By Staff | May 13, 2016

I made a trip to the dentist yesterday to have a tooth that had broken off reattached.

The dentist was able to put the tooth back in place using at least one pin to connect the two pieces plus some cement to help keep everything in place.

I don’t know exactly what he did because I was not able to see.

However, I did feel everything and listened to the dentist and his assistant as they talked back and forth with what tools and anything else they needed.

I have been going to this dentist for about 20 years and I have faith in the quality of his work.

When he had finished and I was getting up from the chair, he told me that he believed the tooth repair would last but there was a chance I could bite on something hard sometime in the future and then the tooth would break.

I told him that as far as he was concerned the tooth only needed to last about another five years because by then he would be retired and the dentist who replaces him would have the problem.

He smiled and said, “In that case, that repair might not need to last five years.”

Apparently, his retirement is coming sooner than the next five years.

I only need the repair to last until I take my final breath. Then I am done needing any dental work ever again.

Considering my 69th birthday is coming next July, I may be down to a few years myself.

Every morning I go online and read the obituaries in my local newspaper.

My name hasn’t appeared yet, but that day is coming. I just don’t know when.

But it does make for some thoughts about leaving this world as I will take with me the same amount of stuff as when I arrived for the most part.

I arrived in this world toothless and thanks to my dentist I will leave with a few teeth and some things that will look like teeth.

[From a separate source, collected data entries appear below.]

resnet_amd/csrc/kernels_igemm.hip:

```cpp
#include "mi_common.hpp"
#include <type_traits>
#include "mi_device.h"

typedef float f32x16 __attribute__((ext_vector_type(16)));
typedef float pf4 __attribute__((ext_vector_type(4)));

enum { IG_FWD = 0, IG_DGRAD = 1, IG_WGRAD = 2 };

struct IgArgs {
    int N, C, K, H, W, Ho, Wo;
    int HW, P;
    int ncols;
    int mtiles;
    int tiles;
    int ctiles;
    int klen;
    FastDiv fdP, fdWo, fdM;
    int full, tsplit, tklen, cpt;
    FastDiv fdTs, fdCpt;
    float *tailbuf;
    float *bn_part;
    int bn_np;
    const float *bnb_x, *bnb_mask, *bnb_mean;
    float *bnb_part;
    int bnb_np;
};

__device__ __forceinline__ float ig_half_sum32(float v) {
    v += __int_as_float(__builtin_amdgcn_update_dpp(0, __float_as_int(v), 0xB1, 0xF, 0xF, true));
    v += __int_as_float(__builtin_amdgcn_update_dpp(0, __float_as_int(v), 0x4E, 0xF, 0xF, true));
    v += __int_as_float(__builtin_amdgcn_update_dpp(0, __float_as_int(v), 0x141, 0xF, 0xF, true));
    v += __int_as_float(__builtin_amdgcn_update_dpp(0, __float_as_int(v), 0x140, 0xF, 0xF, true));
    v += __int_as_float(__builtin_amdgcn_update_dpp(0, __float_as_int(v), 0x142, 0xA, 0xF, true));
    return v;
}

__device__ __forceinline__ void ig_half_stats(float x, int nv, int l31, float &mean, float &m2) {
    const float s = __shfl(x, (int)(threadIdx.x & 32), 64);
    const float d = l31 < nv ? x - s : 0.f;
    float sd = d, sq = d * d;
#pragma unroll
    for (int o = 16; o > 0; o >>= 1) { sd += __shfl_xor(sd, o, 64); sq += __shfl_xor(sq, o, 64); }
    const float inv = nv > 0 ? 1.0f / (float)nv : 0.f;
    mean = s + sd * inv;
    m2 = fmaxf(sq - sd * sd * inv, 0.f);
    if (nv <= 0) { mean = 0.f; m2 = 0.f; }
}
__device__ __forceinline__ void ig_merge(float &na, float &ma, float &qa, float nb, float mb, float qb) {
    const float n = na + nb;
    if (n > 0.f) {
        const float dlt = mb - ma, f = nb / n;
        ma = ma + dlt * f;
        qa = qa + qb + dlt * dlt * na * f;
    }
    na = n;
}

#define IG_BK 32
#ifdef IG_STAMP
__device__ unsigned long long ig_stamps[8 * 16384];
#define IG_T(slot) do { if (threadIdx.x == 0 && blockIdx.x < 16384 && blockIdx.y == 0) ig_stamps[blockIdx.x * 8 + (slot)] = __builtin_amdgcn_s_memtime(); } while (0)
#else
#define IG_T(slot) do { } while (0)
#endif
#ifndef IG_ABLATE
#define IG_ABLATE 0
#endif

template <int MODE, int KS, int S, int WMW, bool VBP = false>
__global__ void __launch_bounds__(256)
igemm_kernel(const float *__restrict__ Aop, const float *__restrict__ Bop, float *__restrict__ Out,
             const float *__restrict__ addend, const IgArgs g) {
    constexpr int BM = 64 * WMW;
    constexpr int TN = WMW == 2 ? 2 : 1;
    constexpr int WNC = 32 * TN;
    constexpr int T = KS * KS, PAD = KS / 2;
    constexpr int LDA = (MODE == IG_WGRAD) ? BM + 1 : BM + 4;
    constexpr int LDB = (MODE == IG_WGRAD) ? 129 : 132;
    constexpr int NA4 = BM / 32;
    constexpr int NAS = BM / 8;
    constexpr bool VB = VBP && KS == 1 && MODE != IG_WGRAD;
    constexpr bool CT64 = VBP && MODE == IG_WGRAD;
    extern __shared__ __attribute__((aligned(16))) float ig_smem[];
    float *As = ig_smem;
    float *Bs = ig_smem + 2 * IG_BK * LDA;
    const int tid = threadIdx.x, lane = tid & 63;
    const int wave = __builtin_amdgcn_readfirstlane(tid >> 6);
    const int wm = WMW == 2 ? wave >> 1 : 0, wn = WMW == 2 ? wave & 1 : wave;

    IG_T(0);
    uint32_t L = blockIdx.x;
    int tail_id = -1, it0 = 0, nt_slice = 0;
    uint32_t wg_split = blockIdx.y;
    if (MODE != IG_WGRAD && g.tsplit > 1 && L >= (uint32_t)g.full) {
        tail_id = (int)(L - (uint32_t)g.full);
        const uint32_t tl = fd_div((uint32_t)tail_id, g.fdTs);
        const int z = tail_id - (int)tl * g.tsplit;
        L = (uint32_t)g.full + tl;
        it0 = z * g.tklen;
        nt_slice = g.tklen;
    } else if (MODE == IG_WGRAD && gridDim.y >= 8) {
        const uint32_t T_ = gridDim.x, tot = T_ * gridDim.y, per = tot >> 3;
// ... 251 lines not shown
            __builtin_amdgcn_sched_barrier(0);
            if (grp < 8) { if (st) stash_part(buf ^ 1, grp); }
            else { if (ft) fetch_part(grp - 8); }
#pragma unroll
            for (int i = 0; i < 2; i++)
#pragma unroll
                for (int j = 0; j < TN; j++)
                    acc[i][j] = __builtin_amdgcn_mfma_f32_32x32x2f32(av[cur][i], bv[cur][j], acc[i][j], 0, 0, 0);
            __builtin_amdgcn_sched_barrier(0);
        }
        __syncthreads();
    };
    {
        constexpr std::true_type Y{};
        constexpr std::false_type NO{};
        int it = 0;
        for (; it + 2 < ntiles; it++) kstep(Y, Y, it & 1);
        if (it + 1 < ntiles) { kstep(Y, NO, it & 1); it++; }
        if (it < ntiles) kstep(NO, NO, it & 1);
    }

    IG_T(2);
    if (MODE != IG_WGRAD && tail_id >= 0) {
        float *tb = g.tailbuf + (size_t)tail_id * (BM * 128);
#pragma unroll
        for (int j = 0; j < TN; j++)
#pragma unroll
            for (int i = 0; i < 2; i++)
#pragma unroll
                for (int r = 0; r < 16; r++)
                    tb[(wm * 64 + i * 32 + (r & 3) + 8 * (r >> 2) + 4 * (lane >> 5)) * 128 + wn * WNC + j * 32 + (lane & 31)] = acc[i][j][r];
        return;
    }
    if (MODE == IG_DGRAD && S == 1 && g.bnb_part) {
        constexpr int PPT = 4 / WMW;
        if ((g.P & 3) == 0) {
            constexpr int CPR = WNC / 4, RPI = 64 / CPR, PITCH = WNC + 4;
            float *img = ig_smem + wave * (32 * PITCH);
            const int c4 = (lane % CPR) * 4, r0 = lane / CPR;
            const int col = n0 + wn * WNC + c4;
            const bool cok = col < g.ncols;
            const uint32_t jc = cok ? (uint32_t)col : 0u;
            const uint32_t nimg = fd_div(jc, g.fdP);
            const size_t coff = (size_t)nimg * g.C * g.HW + (jc - nimg * g.P);
            const size_t pplane = (size_t)g.bnb_np * g.C;
#pragma unroll
            for (int i = 0; i < 2; i++) {
#pragma unroll
                for (int j = 0; j < TN; j++)
#pragma unroll
                    for (int r = 0; r < 16; r++)
                        img[((r & 3) + 8 * (r >> 2) + 4 * (lane >> 5)) * PITCH + j * 32 + (lane & 31)] = acc[i][j][r];
#pragma unroll
                for (int ps = 0; ps < 32 / RPI; ps++) {
                    const int rl = ps * RPI + r0;
                    const int row = m0 + wm * 64 + i * 32 + rl;
                    const size_t o = coff + (size_t)row * g.HW;
                    const pf4 z = {0.f, 0.f, 0.f, 0.f};
                    pf4 v = *(const pf4 *)(img + rl * PITCH + c4);
                    pf4 xv = z, mv = z;
                    if (cok) {
                        if (addend) v += *(const pf4 *)(addend + o);
                        xv = *(const pf4 *)(g.bnb_x + o);
                        mv = *(const pf4 *)(g.bnb_mask + o);
                    }
                    const float mean = g.bnb_mean[row];
                    float s1 = 0.f, s2 = 0.f;
// ... 184 lines not shown
        for (int i = 0; i < 8; i++) {
            const size_t o = coff + (size_t)(m0 + row0 + i) * rstride;
            float r = v[i];
            if (MODE == IG_DGRAD && addend) r += addend[o];
            Out[o] = r;
        }
    }
    if (MODE == IG_FWD && g.bn_part) {
        constexpr int PPT = BM == 128 ? 2 : 4;
        const int lane = threadIdx.x & 63, l31 = lane & 31;
        const int c32 = (int)ct * 128 + (int)(threadIdx.x & 127 & ~31);
        const int nv = min(32, max(0, g.ncols - c32));
        const size_t plane = (size_t)g.bn_np * g.K;
#pragma unroll
        for (int i = 0; i < 8; i++) {
            float mj, qj, nj = (float)nv;
            ig_half_stats(v[i], nv, l31, mj, qj);
            int pp = (int)(threadIdx.x & 127) >> 5;
            if (PPT == 2) {
                const float n2 = __shfl_xor(nj, 32, 64), m2o = __shfl_xor(mj, 32, 64), q2 = __shfl_xor(qj, 32, 64);
                if (lane == 0) ig_merge(nj, mj, qj, n2, m2o, q2);
                pp >>= 1;
            }
            if (PPT == 2 ? lane == 0 : l31 == 0) {
                const size_t o = (size_t)(ct * PPT + pp) * g.K + m0 + row0 + i;
                g.bn_part[o] = nj;
                g.bn_part[plane + o] = mj;
                g.bn_part[2 * plane + o] = qj;
            }
        }
    }
}

template <int T>
__global__ void __launch_bounds__(256)
igemm_wt_kernel(const float *__restrict__ w, float *__restrict__ out, int K, int C, int to_tck) {
    __shared__ float tile[32][T * 32 + 1];
    const int k0 = blockIdx.y * 32, c0 = blockIdx.x * 32;
    for (int e = threadIdx.x; e < 32 * T * 32; e += 256) {
        const int kr = e / (T * 32), x = e - kr * (T * 32);
        tile[kr][x] = w[((size_t)(k0 + kr) * C + c0) * T + x];
    }
    __syncthreads();
    for (int e = threadIdx.x; e < T * 32 * 32; e += 256) {
        const int t = e >> 10, u = (e >> 5) & 31, v = e & 31;
        if (to_tck) out[((size_t)t * C + c0 + u) * K + k0 + v] = tile[v][u * T + t];
        else out[((size_t)t * K + k0 + u) * C + c0 + v] = tile[u][v * T + t];
    }
}

__global__ void __launch_bounds__(256)
igemm_wt_all_kernel(const mid_wt_entry *__restrict__ entries, const int *__restrict__ tile_entry) {
    __shared__ float tile[32][9 * 32 + 1];
    const mid_wt_entry E = entries[tile_entry[blockIdx.x]];
    const int tl = (int)blockIdx.x - E.tile0, ctiles = E.C / 32, T = E.T;
    const int c0 = (tl % ctiles) * 32, k0 = (tl / ctiles) * 32, row = T * 32;
    for (int e = threadIdx.x; e < 32 * row; e += 256) {
        const int kr = e / row, x = e - kr * row;
        tile[kr][x] = E.w[((size_t)(k0 + kr) * E.C + c0) * T + x];
    }
    __syncthreads();
    for (int e = threadIdx.x; e < T * 1024; e += 256) {
        const int t = e >> 10, u = (e >> 5) & 31, v = e & 31;
        if (E.fwd) E.fwd[((size_t)t * E.C + c0 + u) * E.K + k0 + v] = tile[v][u * T + t];
        if (E.dgrad) E.dgrad[((size_t)t * E.K + k0 + u) * E.C + c0 + v] = tile[u][v * T + t];
    }
// ... 195 lines not shown
    const int bm = (op == IGOP_FWD || stride == 1) ? igemm_pick_bm(M, mi_cdiv(g.ncols, 128), k * k * (red / IG_BK), k) : (M % 128 == 0 ? 128 : 64);
    g.mtiles = M / bm;
    g.tiles = g.mtiles * mi_cdiv(g.ncols, 128);
    g.fdM = make_fastdiv(g.mtiles);
    g.cpt = red / IG_BK; g.fdCpt = make_fastdiv(g.cpt);
    return bm;
}
static int igemm_plan_wgrad(IgArgs &g, int N, int C, int H, int K, int k, int stride, bool swapped, int *used) {
    int bm;
    if (swapped) {
        const int splits = igemm_wgrad_splits(N, K, H, C, 1, 1);
        igemm_geometry(g, N,  K, H,  C, 1);
        bm = C % 128 == 0 ? 128 : 64;
        g.mtiles = C / bm;
        g.ctiles = K / 128;
        g.tiles = g.mtiles * g.ctiles;
        g.klen = mi_cdiv(mi_cdiv(N * g.P, splits), IG_BK) * IG_BK;
    } else {
        const int T = k * k;
        const int splits = igemm_wgrad_splits(N, C, H, K, k, stride);
        igemm_geometry(g, N, C, H, K, stride);
        bm = K % 128 == 0 ? 128 : 64;
        g.mtiles = K / bm;
        g.ctiles = C / 128;
        g.tiles = C == 64 ? g.mtiles * ((T + 1) / 2) : g.mtiles * T * g.ctiles;
        g.klen = mi_cdiv(mi_cdiv(N * g.P, splits), IG_BK) * IG_BK;
    }
    g.fdM = make_fastdiv(g.mtiles);
    g.full = g.tiles; g.tsplit = 1; g.fdTs = make_fastdiv(1); g.cpt = 1; g.fdCpt = make_fastdiv(1);
    *used = mi_cdiv(N * g.P, g.klen);
    return bm;
}
static thread_local const char *ig_variant = "igemm_kernel";
template <int MODE, int KS, int S, int WMW, bool VB = false>
static int igemm_launch_t(hipStream_t st, dim3 grid, const float *A, const float *B, float *out, const float *addend, const IgArgs &g) {
    constexpr int BM = 64 * WMW;
    constexpr int LDA = (MODE == IG_WGRAD) ? BM + 1 : BM + 4, LDB = (MODE == IG_WGRAD) ? 129 : 132;
    constexpr size_t lds = (size_t)2 * IG_BK * (LDA + LDB) * sizeof(float);
    static int attr_set = 0;
    if (!attr_set) {
        if (lds > 64 * 1024 &&
            hipFuncSetAttribute((const void *)igemm_kernel<MODE, KS, S, WMW, VB>, hipFuncAttributeMaxDynamicSharedMemorySize, (int)lds) != hipSuccess) {
            mi_record_error("igemm_kernel", "cannot raise the dynamic LDS limit");
            return -1;
        }
        attr_set = 1;
    }
    hipLaunchKernelGGL((igemm_kernel<MODE, KS, S, WMW, VB>), grid, dim3(256), lds, st, A, B, out, addend, g);
    ig_variant = mi_trace_name("igemm_kernel<%s,k%d,s%d,bm%d%s%s>", MODE == IG_FWD ? "fwd" : MODE == IG_DGRAD ? "dgrad" : "wgrad", KS, S, BM, VB ? ",vb" : "",
                               g.tsplit > 1 ? ",tail" : "");
    return 0;
}
template <int MODE>
static int igemm_launch(hipStream_t st, dim3 grid, const float *A, const float *B, float *out, const float *addend, const IgArgs &g,
                        int k, int stride, int bm) {
#define IGL(KS_, S_)                                                                                      \
    if (k == KS_ && stride == S_)                                                                         \
        return bm == 128 ? igemm_launch_t<MODE, KS_, S_, 2>(st, grid, A, B, out, addend, g)               \
                         : igemm_launch_t<MODE, KS_, S_, 1>(st, grid, A, B, out, addend, g);
    if (MODE != IG_WGRAD && k == 1 && stride == 1 && g.P % 4 == 0)
        return bm == 128 ? igemm_launch_t<MODE, 1, 1, 2, true>(st, grid, A, B, out, addend, g)
                         : igemm_launch_t<MODE, 1, 1, 1, true>(st, grid, A, B, out, addend, g);
    if (MODE == IG_WGRAD && k == 3 && g.C == 64) {
        if (stride == 1) return bm == 128 ? igemm_launch_t<MODE, 3, 1, 2, true>(st, grid, A, B, out, addend, g) : igemm_launch_t<MODE, 3, 1, 1, true>(st, grid, A, B, out, addend, g);
        return bm == 128 ? igemm_launch_t<MODE, 3, 2, 2, true>(st, grid, A, B, out, addend, g) : igemm_launch_t<MODE, 3, 2, 1, true>(st, grid, A, B, out, addend, g);
    }
    IGL(1, 1) IGL(3, 1) IGL(3, 2)
#undef IGL
    return -2;
}
static int igemm_fam(int k) { return k == 1 ? MI_FAM_GEMM : MI_FAM_PCONV; }

extern "C" int mi_igemm_fwd(mid_stream s, mid_workspace *ws, const float *x, const float *w, float *y, int N, int C, int H, int K, int k,
                            int stride, mid_bn_parts *parts) {
    hipStream_t st = (hipStream_t)s;
    const int T = k * k;
    if (parts) parts->nparts = 0;
    if (!mi_igemm_supported(IGOP_FWD, N, C, H, K, k, stride)) { mi_record_error("mi_igemm_fwd", "shape not supported by the implicit GEMM"); return -2; }
    if (!ws || ws->wt_floats < (size_t)T * C * K) { mi_record_error("mi_igemm_fwd", "workspace too small"); return -3; }
    const float *A = ws->pre_fwd;
    if (!A) {
        if (k == 1) hipLaunchKernelGGL(igemm_wt_kernel<1>, dim3(C / 32, K / 32), dim3(256), 0, st, w, ws->wt, K, C, 1);
        else hipLaunchKernelGGL(igemm_wt_kernel<9>, dim3(C / 32, K / 32), dim3(256), 0, st, w, ws->wt, K, C, 1);
        MI_LAUNCH_CHECK("igemm_wt_kernel");
        A = ws->wt;
    }
    IgArgs g = {};
    const int bm = igemm_plan_tiles(g, IGOP_FWD, N, C, H, K, k, stride);
    igemm_tail_plan(g, T * g.cpt, ws->wt_floats >= (size_t)T * C * K + IG_TAIL_FLOATS ? ws->wt + (size_t)T * C * K : nullptr, bm);
    if (parts) {
        parts->nparts = 0;
        const int np = mi_cdiv(g.ncols, 128) * (bm == 128 ? 2 : 4);
        if (parts->buf && parts->floats >= (size_t)3 * np * K) { g.bn_part = parts->buf; g.bn_np = np; parts->nparts = np; }
    }
    mi_prof_begin(st, igemm_fam(k), 2.0 * T * (double)g.ncols * C * K,
                  4.0 * ((double)N * C * g.HW + (double)T * C * K + (double)g.ncols * K));
    int rc = igemm_launch<IG_FWD>(st, dim3(g.full + (g.tiles - g.full) * g.tsplit), A, x, y, nullptr, g, k, stride, bm);
    if (!rc && g.tsplit > 1) {
        if (bm == 128) hipLaunchKernelGGL((igemm_tail_reduce_kernel<IG_FWD, 128>), dim3(g.tiles - g.full, 8), dim3(256), 0, st, y, nullptr, g);
        else hipLaunchKernelGGL((igemm_tail_reduce_kernel<IG_FWD, 64>), dim3(g.tiles - g.full, 4), dim3(256), 0, st, y, nullptr, g);
    }
    mi_prof_end(st);
    if (rc) return rc;
    MI_LAUNCH_CHECK(ig_variant);
    return 0;
}
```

I look around me and wonder about all the other stuff I have and ask myself, “How much stuff does a guy need?”

I have my electronic toys, cameras, and books that provide enjoyment each day. They are important to me but I don’t believe my wife or anyone else in my family values them as much as I do.

My wife has her important things such as her knitting, cookbooks, and electronic goodies, but her knitting needles, yarn, and cookbooks only value to me are sentimental in nature.

I am beginning to understand why people downsize as they realize that those things they worked to accumulate are not as important as they once were.

So, am I ready to start getting rid of things?

No, I am going to hang on to my valuables (valuable to me, anyway) a while longer. I am not through with them yet.

When I am gone, my heirs can pick out what of mine is important to them and everything else will be sold or disposed.

And I do want to meet my dentist’s replacement.